**Problem to solve:** Would you transcribe exactly the lines below, starting at the one that contains "const float s" and ending with the last line, both included? Leave out all other lines.

Records from a data collection
◇ ◇ ◇ ◇ ◇ ◇ ◇

template <int EPI, int XH = -1>
__device__ __forceinline__ void wino_epilogue(const WinoArgs& a, float* out, const float* bias, f32x16 (&acc)[16], float* smem,
                                              int tblk, int n0, int wm, int wn, int l31, int half, int tid,
                                              const f32x4* xin = nullptr) {
#if defined(__HIP_DEVICE_COMPILE__)
  const unsigned* tab = reinterpret_cast<const unsigned*>(smem + TAB_OFF);
  const int cl = wn * 32 + l31, col = n0 + cl;
  const float bv = bias ? bias[col] : 0.f;
  float osc = 1.f, osh = 0.f;
  if (EPI == EPI_BNRELU) { osc = a.out_scale[col]; osh = a.out_shift[col]; }
  float csum = 0.f, cnt = 0.f;
  float* ot = smem;
  f32x4 pv[8];
#pragma unroll
  for (int r = 0; r < 16; ++r) {
    if (XH >= 0 && (r & 3) == 0) {
#pragma unroll
      for (int p = 0; p < 8; ++p) pv[p] = xin[(p * 4 + (r >> 2)) * 64];
    }
    auto M = [&](int p) { return XH >= 0 && (p >> 3) != XH ? pv[p & 7][r & 3] : acc[p][r]; };
    float s0[4], s1[4];
#pragma unroll
    for (int nu = 0; nu < 4; ++nu) {
      s0[nu] = M(0 + nu) + M(4 + nu) + M(8 + nu);
      s1[nu] = M(4 + nu) - M(8 + nu) - M(12 + nu);
    }
    float y[4] = {s0[0] + s0[1] + s0[2], s0[1] - s0[2] - s0[3], s1[0] + s1[1] + s1[2], s1[1] - s1[2] - s1[3]};
    const int tl = wm * 32 + (r & 3) + 8 * (r >> 2) + 4 * half;
    const unsigned m = tab[2 * tl + 1];
#pragma unroll
    for (int q = 0; q < 4; ++q) {
      float val = y[q] + bv;
      if (EPI == EPI_BNRELU) val = fmaxf(fmaf(val, osc, osh), 0.f);
      const bool ok = (m >> q) & 1u;
      if (XH < 0) ot[(tl * 4 + q) * OLD + cl] = val;
      csum += ok ? val : 0.f;
      cnt += ok ? 1.f : 0.f;
      y[q] = ok ? val : 0.f;
    }
    acc[0][r] = y[0]; acc[1][r] = y[1]; acc[4][r] = y[2]; acc[5][r] = y[3];
    acc[2][r] = (m & 1u) ? 1.f : 0.f;
    acc[3][r] = (m & 2u) ? 1.f : 0.f;
    acc[6][r] = (m & 4u) ? 1.f : 0.f;
    acc[7][r] = (m & 8u) ? 1.f : 0.f;
  }
  if (XH >= 0) {
    __syncthreads();
#pragma unroll
    for (int r = 0; r < 16; ++r) {
      const int tl = wm * 32 + (r & 3) + 8 * (r >> 2) + 4 * half;
      ot[(tl * 4 + 0) * OLD + cl] = acc[0][r]; ot[(tl * 4 + 1) * OLD + cl] = acc[1][r];
      ot[(tl * 4 + 2) * OLD + cl] = acc[4][r]; ot[(tl * 4 + 3) * OLD + cl] = acc[5][r];
    }
  }
  __syncthreads();
  {
    const auto rsrc_out = __builtin_amdgcn_make_buffer_rsrc(out, 0, (int)((int64_t)a.M * a.Cout * 4), 0x00020000);
    const int c4 = (tid & 15) * 4, q = (tid >> 4) & 3;
    const unsigned qoff = (unsigned)((((q >> 1) * a.W + (q & 1)) * a.Cout + n0 + c4) * 4);
    const uint2* tab2 = reinterpret_cast<const uint2*>(tab);
    const float* src = ot + (tid >> 4) * OLD + c4;
#pragma unroll
    for (int i = 0; i < 16; ++i) {
      const uint2 e = tab2[4 * i + (tid >> 6)];
      const unsigned off = ((e.y >> q) & 1u) ? e.x + qoff : 0x80000000u;
      const f32x4 v = *reinterpret_cast<const f32x4*>(src + i * 16 * OLD);
      __builtin_amdgcn_raw_buffer_store_b128(__builtin_bit_cast(u32x4, v), rsrc_out, off, 0, 0);
    }
  }
  if (EPI == EPI_STATS) {
    float* red = smem + 256 * OLD;
    const float s = csum + __shfl_xor(csum, 32, 64);
    const float n = cnt + __shfl_xor(cnt, 32, 64);
    if (half == 0) { red[wm * 64 + cl] = s; red[128 + wm * 64 + cl] = n; }
    __syncthreads();
    if (tid < 64) {
      const float ts = red[tid] + red[64 + tid];
      const float tn = red[128 + tid] + red[192 + tid];
      red[256 + tid] = tn > 0.f ? ts / tn : 0.f;
      a.stats[((size_t)tblk * 2 + 0) * a.Cout + n0 + tid] = ts;
    }
    __syncthreads();
    const float mean = red[256 + cl];
    float q = 0.f;
#pragma unroll
    for (int r = 0; r < 16; ++r) {
      const float d0 = acc[0][r] - mean, d1 = acc[1][r] - mean, d2 = acc[4][r] - mean, d3 = acc[5][r] - mean;
      q = fmaf(d0 * acc[2][r], d0, q); q = fmaf(d1 * acc[3][r], d1, q);
      q = fmaf(d2 * acc[6][r], d2, q); q = fmaf(d3 * acc[7][r], d3, q);
    }
    q += __shfl_xor(q, 32, 64);
    __syncthreads();
    if (half == 0) red[wm * 64 + cl] = q;
    __syncthreads();
    if (tid < 64) a.stats[((size_t)tblk * 2 + 1) * a.Cout + n0 + tid] = red[tid] + red[64 + tid];
  }
#endif
}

◇ ◇ ◇ ◇ ◇ ◇ ◇

**Answer for the task:**
    const float s = csum + __shfl_xor(csum, 32, 64);
    const float n = cnt + __shfl_xor(cnt, 32, 64);
    if (half == 0) { red[wm * 64 + cl] = s; red[128 + wm * 64 + cl] = n; }
    __syncthreads();
    if (tid < 64) {
      const float ts = red[tid] + red[64 + tid];
      const float tn = red[128 + tid] + red[192 + tid];
      red[256 + tid] = tn > 0.f ? ts / tn : 0.f;
      a.stats[((size_t)tblk * 2 + 0) * a.Cout + n0 + tid] = ts;
    }
    __syncthreads();
    const float mean = red[256 + cl];
    float q = 0.f;
#pragma unroll
    for (int r = 0; r < 16; ++r) {
      const float d0 = acc[0][r] - mean, d1 = acc[1][r] - mean, d2 = acc[4][r] - mean, d3 = acc[5][r] - mean;
      q = fmaf(d0 * acc[2][r], d0, q); q = fmaf(d1 * acc[3][r], d1, q);
      q = fmaf(d2 * acc[6][r], d2, q); q = fmaf(d3 * acc[7][r], d3, q);
    }
    q += __shfl_xor(q, 32, 64);
    __syncthreads();
    if (half == 0) red[wm * 64 + cl] = q;
    __syncthreads();
    if (tid < 64) a.stats[((size_t)tblk * 2 + 1) * a.Cout + n0 + tid] = red[tid] + red[64 + tid];
  }
#endif
}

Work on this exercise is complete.